▶ MATERIAL TO PROCESS

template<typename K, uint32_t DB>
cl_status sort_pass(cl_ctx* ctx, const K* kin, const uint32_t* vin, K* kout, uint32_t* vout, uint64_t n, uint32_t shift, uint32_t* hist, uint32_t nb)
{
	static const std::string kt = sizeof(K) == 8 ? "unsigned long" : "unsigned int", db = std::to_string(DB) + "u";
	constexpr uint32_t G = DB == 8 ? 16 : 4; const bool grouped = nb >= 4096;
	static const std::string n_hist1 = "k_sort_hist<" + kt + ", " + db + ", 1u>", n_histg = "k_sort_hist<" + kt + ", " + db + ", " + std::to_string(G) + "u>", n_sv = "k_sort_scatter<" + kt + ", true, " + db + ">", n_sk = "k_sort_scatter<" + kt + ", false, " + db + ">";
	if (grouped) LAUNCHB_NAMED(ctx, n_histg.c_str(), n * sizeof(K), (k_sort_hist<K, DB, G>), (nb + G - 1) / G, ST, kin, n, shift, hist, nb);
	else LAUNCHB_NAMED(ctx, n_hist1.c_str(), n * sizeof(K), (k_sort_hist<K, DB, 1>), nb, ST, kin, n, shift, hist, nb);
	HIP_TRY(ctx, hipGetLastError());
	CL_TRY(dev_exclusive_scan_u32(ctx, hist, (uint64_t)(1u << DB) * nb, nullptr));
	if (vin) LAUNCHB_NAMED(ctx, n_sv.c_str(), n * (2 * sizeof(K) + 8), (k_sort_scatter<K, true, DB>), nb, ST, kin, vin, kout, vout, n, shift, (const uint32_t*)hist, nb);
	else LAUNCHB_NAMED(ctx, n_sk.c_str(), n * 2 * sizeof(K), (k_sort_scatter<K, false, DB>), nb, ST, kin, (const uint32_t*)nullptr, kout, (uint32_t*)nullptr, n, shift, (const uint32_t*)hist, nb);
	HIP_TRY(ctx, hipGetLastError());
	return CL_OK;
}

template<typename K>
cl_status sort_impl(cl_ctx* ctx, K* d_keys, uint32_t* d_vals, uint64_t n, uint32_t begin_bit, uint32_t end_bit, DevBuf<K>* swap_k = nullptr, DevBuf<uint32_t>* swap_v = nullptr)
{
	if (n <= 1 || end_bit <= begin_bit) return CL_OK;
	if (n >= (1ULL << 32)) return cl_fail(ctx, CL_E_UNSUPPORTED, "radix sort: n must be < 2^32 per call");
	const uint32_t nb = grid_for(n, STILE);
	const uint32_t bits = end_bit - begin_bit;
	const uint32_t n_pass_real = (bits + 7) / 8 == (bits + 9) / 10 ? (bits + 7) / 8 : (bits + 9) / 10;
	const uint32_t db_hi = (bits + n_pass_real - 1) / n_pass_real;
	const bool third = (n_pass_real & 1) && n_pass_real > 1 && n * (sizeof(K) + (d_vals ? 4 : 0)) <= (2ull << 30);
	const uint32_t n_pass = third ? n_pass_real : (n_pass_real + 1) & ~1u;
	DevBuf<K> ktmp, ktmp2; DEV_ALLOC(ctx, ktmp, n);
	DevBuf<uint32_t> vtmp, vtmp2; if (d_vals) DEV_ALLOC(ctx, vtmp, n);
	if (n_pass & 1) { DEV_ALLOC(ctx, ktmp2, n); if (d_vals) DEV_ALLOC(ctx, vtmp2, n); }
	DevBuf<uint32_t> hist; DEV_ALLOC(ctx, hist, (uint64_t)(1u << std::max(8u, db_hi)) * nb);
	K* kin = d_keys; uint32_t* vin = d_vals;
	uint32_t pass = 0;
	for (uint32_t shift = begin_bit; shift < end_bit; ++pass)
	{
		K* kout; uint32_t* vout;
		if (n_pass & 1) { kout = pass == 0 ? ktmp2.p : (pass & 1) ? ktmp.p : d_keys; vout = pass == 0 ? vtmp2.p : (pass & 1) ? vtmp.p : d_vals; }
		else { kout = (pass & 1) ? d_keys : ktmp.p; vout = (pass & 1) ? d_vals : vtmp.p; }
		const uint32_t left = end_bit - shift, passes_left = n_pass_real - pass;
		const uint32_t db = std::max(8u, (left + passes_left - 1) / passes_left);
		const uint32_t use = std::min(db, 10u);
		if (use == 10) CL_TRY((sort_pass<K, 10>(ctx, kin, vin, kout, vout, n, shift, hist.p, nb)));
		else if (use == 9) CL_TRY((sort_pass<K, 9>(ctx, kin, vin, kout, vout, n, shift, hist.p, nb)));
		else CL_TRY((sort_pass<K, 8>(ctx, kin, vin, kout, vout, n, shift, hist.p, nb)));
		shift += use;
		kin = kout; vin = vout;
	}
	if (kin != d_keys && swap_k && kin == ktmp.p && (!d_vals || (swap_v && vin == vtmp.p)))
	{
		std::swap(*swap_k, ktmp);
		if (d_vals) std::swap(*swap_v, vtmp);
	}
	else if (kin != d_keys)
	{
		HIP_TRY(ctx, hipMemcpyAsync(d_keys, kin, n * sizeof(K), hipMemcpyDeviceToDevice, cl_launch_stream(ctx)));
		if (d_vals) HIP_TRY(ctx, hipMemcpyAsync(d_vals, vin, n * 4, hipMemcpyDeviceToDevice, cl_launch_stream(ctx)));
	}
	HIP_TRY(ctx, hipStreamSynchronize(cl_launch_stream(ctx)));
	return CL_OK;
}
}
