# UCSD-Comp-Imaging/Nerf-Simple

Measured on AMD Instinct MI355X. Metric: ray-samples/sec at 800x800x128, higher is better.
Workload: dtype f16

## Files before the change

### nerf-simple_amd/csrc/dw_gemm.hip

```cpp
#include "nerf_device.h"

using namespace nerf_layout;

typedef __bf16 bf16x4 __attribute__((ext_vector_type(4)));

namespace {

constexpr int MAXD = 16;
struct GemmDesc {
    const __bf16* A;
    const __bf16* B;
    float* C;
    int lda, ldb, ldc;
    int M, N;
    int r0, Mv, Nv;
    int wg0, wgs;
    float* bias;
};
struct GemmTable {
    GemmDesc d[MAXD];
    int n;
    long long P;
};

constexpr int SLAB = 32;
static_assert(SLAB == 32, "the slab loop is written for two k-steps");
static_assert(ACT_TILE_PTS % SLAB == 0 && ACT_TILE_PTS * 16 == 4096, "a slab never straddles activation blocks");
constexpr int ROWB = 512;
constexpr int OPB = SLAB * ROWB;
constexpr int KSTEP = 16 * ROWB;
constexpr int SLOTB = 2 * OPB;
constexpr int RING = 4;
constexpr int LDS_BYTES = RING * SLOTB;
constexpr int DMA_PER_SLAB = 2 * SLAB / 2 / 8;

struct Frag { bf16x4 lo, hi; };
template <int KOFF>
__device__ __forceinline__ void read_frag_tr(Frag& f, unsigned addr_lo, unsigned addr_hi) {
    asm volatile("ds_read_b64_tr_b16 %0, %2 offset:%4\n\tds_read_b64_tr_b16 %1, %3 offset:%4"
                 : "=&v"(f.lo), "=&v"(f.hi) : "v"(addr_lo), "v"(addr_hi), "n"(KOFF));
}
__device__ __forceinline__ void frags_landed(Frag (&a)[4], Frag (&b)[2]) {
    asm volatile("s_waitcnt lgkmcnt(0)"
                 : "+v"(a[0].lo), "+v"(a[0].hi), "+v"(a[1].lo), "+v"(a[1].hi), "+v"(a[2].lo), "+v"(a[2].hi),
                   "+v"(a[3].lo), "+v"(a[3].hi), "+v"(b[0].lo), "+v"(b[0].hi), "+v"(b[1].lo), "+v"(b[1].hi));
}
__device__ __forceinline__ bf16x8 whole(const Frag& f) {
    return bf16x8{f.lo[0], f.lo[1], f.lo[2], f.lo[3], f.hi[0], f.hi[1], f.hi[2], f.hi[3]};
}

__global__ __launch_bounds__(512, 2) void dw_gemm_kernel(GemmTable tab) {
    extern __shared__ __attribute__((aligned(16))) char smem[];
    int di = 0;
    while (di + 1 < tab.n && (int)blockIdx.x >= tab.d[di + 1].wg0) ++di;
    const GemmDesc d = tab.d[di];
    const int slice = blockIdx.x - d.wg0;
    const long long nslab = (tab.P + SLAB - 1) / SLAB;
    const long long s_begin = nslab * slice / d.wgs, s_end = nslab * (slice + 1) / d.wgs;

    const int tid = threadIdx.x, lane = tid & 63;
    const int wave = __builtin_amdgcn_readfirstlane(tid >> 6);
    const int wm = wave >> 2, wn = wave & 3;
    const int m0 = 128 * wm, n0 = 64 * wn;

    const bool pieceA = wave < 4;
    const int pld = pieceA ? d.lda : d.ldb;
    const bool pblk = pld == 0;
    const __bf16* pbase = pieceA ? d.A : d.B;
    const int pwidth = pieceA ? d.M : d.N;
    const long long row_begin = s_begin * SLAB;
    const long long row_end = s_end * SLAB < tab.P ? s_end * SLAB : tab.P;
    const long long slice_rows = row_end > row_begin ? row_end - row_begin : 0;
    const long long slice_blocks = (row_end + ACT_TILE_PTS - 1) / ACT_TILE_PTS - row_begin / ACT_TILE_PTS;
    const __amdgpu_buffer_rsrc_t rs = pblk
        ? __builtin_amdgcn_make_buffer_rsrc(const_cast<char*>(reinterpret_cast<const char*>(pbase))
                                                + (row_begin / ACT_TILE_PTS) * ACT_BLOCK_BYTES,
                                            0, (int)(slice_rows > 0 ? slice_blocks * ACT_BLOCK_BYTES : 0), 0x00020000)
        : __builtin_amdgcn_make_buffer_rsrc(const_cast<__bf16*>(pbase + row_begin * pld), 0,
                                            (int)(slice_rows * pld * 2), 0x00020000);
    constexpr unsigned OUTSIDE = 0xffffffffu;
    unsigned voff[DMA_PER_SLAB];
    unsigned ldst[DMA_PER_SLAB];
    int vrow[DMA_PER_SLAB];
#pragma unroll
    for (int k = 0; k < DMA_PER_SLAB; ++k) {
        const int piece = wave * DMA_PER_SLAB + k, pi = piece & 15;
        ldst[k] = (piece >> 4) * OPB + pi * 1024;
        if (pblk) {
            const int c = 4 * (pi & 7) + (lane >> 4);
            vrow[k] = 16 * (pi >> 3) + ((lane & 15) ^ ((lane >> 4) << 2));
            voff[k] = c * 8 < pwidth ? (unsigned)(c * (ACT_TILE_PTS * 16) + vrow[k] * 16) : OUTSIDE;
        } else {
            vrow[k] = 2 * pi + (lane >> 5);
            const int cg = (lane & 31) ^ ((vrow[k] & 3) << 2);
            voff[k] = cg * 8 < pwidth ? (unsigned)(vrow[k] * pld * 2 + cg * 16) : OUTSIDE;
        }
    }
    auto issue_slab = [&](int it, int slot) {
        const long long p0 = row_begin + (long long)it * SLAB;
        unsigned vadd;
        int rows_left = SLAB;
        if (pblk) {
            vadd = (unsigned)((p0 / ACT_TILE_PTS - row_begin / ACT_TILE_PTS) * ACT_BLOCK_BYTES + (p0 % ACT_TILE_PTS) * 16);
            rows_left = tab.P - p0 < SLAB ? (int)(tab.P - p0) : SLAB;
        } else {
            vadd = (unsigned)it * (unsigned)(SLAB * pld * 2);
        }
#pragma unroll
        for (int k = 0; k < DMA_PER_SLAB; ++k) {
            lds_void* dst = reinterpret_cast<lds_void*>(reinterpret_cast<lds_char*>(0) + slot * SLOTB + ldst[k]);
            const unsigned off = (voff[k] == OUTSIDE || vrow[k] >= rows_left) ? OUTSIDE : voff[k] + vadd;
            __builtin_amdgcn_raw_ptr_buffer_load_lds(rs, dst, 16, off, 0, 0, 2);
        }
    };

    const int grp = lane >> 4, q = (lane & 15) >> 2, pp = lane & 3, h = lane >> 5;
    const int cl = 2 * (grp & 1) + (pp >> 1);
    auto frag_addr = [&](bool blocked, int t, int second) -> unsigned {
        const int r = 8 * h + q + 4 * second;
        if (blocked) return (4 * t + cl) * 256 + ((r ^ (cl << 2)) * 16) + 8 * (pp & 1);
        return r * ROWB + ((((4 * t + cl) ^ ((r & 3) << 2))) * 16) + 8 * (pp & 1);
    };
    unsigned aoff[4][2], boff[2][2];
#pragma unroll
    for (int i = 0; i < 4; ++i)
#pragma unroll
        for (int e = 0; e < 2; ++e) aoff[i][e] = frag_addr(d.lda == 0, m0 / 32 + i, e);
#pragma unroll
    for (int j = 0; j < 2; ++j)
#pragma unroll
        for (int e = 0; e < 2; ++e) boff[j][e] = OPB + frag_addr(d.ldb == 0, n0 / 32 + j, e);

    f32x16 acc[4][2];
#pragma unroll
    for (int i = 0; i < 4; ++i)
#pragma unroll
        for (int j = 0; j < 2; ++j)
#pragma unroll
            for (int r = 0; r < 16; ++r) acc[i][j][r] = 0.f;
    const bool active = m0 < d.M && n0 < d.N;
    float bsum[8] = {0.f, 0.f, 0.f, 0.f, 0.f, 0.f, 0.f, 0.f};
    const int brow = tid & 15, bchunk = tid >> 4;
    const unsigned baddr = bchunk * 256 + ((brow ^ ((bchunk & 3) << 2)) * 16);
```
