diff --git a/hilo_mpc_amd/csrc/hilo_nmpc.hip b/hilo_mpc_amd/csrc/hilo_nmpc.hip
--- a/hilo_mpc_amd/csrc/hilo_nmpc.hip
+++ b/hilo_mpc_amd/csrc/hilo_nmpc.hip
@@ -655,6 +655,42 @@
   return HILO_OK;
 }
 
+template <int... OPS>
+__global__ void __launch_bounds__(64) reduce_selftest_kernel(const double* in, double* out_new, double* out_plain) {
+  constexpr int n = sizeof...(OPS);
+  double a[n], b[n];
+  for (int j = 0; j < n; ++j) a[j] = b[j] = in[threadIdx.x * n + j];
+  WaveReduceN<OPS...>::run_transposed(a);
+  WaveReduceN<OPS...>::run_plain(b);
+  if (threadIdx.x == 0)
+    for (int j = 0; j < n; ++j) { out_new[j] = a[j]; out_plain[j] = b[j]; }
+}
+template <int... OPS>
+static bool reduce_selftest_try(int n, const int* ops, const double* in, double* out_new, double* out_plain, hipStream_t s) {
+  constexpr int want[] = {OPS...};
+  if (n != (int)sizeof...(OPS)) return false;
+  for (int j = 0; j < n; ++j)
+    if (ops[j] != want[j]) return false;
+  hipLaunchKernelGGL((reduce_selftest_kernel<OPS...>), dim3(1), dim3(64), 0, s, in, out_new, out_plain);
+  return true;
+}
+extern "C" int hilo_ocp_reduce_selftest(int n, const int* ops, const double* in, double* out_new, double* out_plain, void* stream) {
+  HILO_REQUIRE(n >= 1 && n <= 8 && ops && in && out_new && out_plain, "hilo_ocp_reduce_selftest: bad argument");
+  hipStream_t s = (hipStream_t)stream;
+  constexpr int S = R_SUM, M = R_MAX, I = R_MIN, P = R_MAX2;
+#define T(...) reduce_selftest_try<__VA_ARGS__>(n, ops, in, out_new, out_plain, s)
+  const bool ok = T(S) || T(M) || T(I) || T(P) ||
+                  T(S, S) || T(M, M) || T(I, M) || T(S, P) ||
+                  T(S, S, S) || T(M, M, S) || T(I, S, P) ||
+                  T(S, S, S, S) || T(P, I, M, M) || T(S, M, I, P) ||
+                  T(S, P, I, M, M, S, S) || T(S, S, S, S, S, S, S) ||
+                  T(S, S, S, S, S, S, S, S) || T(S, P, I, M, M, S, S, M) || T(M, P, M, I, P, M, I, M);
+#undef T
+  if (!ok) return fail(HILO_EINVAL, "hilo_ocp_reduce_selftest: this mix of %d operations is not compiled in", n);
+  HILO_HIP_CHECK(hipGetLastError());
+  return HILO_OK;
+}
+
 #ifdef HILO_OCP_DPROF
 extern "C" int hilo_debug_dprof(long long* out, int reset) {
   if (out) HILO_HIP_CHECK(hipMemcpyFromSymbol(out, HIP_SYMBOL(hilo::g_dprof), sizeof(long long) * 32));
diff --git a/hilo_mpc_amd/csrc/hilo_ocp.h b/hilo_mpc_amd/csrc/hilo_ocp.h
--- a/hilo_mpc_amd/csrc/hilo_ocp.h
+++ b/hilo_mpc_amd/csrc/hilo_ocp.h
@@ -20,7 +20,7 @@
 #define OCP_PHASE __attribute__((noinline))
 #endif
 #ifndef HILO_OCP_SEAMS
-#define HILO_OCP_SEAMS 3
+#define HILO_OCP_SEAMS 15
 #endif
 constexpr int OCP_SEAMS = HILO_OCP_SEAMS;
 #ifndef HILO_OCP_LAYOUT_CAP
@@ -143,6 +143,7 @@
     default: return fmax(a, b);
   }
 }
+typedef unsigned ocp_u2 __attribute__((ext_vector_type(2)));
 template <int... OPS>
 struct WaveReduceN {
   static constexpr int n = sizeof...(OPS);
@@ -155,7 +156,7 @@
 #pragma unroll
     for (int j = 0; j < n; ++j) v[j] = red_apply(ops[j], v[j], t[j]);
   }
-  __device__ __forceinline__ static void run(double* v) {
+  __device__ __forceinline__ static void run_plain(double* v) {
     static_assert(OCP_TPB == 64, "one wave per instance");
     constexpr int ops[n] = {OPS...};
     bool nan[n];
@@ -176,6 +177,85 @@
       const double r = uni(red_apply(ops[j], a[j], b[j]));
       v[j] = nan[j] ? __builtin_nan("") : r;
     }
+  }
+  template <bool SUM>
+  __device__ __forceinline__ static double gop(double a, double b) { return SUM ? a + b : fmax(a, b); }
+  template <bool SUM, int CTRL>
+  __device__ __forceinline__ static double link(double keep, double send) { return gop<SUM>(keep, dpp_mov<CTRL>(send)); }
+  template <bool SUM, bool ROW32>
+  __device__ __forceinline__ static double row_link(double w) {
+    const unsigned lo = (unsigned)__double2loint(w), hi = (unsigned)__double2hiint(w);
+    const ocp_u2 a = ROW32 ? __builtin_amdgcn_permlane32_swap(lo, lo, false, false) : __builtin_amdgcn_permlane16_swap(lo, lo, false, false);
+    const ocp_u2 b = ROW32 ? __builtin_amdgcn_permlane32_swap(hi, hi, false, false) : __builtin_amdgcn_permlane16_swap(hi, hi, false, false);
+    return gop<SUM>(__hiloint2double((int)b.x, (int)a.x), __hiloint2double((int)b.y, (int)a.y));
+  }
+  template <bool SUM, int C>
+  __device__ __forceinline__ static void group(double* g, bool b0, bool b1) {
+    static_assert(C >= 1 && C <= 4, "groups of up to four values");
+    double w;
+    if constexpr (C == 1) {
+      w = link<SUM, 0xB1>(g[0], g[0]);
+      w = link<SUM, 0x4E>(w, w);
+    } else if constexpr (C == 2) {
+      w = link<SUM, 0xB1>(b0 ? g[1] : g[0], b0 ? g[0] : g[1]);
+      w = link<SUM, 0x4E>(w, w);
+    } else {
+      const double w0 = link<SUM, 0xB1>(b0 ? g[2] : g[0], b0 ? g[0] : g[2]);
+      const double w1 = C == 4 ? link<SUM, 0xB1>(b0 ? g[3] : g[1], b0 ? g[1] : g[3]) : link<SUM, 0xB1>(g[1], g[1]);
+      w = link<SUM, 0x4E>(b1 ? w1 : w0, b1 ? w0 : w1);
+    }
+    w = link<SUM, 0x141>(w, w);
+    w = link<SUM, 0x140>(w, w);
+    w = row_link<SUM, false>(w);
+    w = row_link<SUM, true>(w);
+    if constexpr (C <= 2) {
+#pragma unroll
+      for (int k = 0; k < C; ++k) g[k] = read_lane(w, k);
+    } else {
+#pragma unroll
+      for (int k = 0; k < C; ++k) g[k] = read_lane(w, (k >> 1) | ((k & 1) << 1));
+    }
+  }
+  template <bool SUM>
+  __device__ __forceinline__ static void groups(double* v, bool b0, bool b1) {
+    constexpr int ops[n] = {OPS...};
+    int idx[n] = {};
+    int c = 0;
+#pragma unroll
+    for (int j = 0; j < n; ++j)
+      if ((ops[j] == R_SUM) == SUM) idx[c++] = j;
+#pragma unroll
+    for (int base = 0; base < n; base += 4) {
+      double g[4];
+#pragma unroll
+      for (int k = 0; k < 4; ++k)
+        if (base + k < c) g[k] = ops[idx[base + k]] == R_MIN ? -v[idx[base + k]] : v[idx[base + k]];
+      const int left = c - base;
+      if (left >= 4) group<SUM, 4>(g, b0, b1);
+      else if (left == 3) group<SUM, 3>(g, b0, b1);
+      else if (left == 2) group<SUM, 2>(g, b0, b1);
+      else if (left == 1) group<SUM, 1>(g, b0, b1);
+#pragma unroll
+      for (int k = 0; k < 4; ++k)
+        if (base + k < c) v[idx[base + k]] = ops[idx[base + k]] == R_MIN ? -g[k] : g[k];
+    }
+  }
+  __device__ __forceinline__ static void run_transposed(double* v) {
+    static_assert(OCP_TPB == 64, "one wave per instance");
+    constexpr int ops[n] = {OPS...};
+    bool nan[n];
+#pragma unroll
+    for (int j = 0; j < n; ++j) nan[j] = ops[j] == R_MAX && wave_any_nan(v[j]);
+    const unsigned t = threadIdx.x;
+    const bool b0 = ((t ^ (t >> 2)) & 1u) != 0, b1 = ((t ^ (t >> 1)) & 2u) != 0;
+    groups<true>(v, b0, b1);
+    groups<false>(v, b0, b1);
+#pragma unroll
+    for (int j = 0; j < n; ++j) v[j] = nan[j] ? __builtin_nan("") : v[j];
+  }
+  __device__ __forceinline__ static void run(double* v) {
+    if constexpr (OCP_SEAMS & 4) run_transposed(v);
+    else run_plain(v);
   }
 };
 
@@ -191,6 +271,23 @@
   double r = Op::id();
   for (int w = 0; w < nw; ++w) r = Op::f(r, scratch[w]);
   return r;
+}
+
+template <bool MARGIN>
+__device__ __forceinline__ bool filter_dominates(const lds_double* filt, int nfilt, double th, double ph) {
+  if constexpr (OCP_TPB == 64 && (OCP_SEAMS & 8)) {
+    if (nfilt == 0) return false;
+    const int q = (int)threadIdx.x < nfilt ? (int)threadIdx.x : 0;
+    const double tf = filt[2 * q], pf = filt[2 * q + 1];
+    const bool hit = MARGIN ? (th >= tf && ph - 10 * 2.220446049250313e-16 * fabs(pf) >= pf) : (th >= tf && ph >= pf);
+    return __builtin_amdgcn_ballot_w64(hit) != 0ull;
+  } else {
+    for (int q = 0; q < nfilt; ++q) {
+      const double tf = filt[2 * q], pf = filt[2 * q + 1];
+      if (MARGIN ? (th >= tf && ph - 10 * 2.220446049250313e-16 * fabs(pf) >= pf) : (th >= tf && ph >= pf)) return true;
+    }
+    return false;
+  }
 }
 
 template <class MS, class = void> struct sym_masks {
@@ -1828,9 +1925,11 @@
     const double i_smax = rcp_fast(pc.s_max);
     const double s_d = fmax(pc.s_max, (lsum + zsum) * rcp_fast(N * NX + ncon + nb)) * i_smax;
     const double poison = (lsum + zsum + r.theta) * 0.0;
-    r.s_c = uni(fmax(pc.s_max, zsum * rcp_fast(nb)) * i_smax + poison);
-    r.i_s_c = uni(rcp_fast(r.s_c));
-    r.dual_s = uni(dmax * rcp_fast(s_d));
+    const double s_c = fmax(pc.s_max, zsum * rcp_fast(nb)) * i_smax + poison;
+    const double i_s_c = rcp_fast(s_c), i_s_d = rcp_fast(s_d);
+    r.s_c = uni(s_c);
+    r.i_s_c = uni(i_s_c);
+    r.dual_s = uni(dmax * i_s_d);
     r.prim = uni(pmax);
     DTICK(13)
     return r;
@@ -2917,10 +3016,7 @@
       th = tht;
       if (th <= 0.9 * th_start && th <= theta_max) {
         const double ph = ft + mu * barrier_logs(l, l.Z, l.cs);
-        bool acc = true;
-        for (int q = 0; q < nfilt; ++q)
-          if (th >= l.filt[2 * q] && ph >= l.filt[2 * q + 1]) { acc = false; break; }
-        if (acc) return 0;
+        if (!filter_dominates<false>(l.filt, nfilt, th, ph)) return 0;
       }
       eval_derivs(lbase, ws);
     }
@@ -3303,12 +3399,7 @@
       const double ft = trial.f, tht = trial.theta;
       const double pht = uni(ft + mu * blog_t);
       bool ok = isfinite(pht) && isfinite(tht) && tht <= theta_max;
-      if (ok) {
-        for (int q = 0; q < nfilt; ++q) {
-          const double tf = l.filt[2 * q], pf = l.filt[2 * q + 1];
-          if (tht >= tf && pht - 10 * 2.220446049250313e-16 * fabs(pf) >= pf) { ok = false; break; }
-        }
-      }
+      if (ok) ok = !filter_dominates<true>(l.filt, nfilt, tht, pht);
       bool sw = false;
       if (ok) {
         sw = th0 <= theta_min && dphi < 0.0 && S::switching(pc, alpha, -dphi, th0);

▶ HOW TO COMPLETE THIS TASK
Go through the listing above and copy each line that contains "string".

▶ SOLUTION FOR THIS PROBLEM
	static const std::string kt = sizeof(K) == 8 ? "unsigned long" : "unsigned int", db = std::to_string(DB) + "u";
	static const std::string n_hist1 = "k_sort_hist<" + kt + ", " + db + ", 1u>", n_histg = "k_sort_hist<" + kt + ", " + db + ", " + std::to_string(G) + "u>", n_sv = "k_sort_scatter<" + kt + ", true, " + db + ">", n_sk = "k_sort_scatter<" + kt + ", false, " + db + ">";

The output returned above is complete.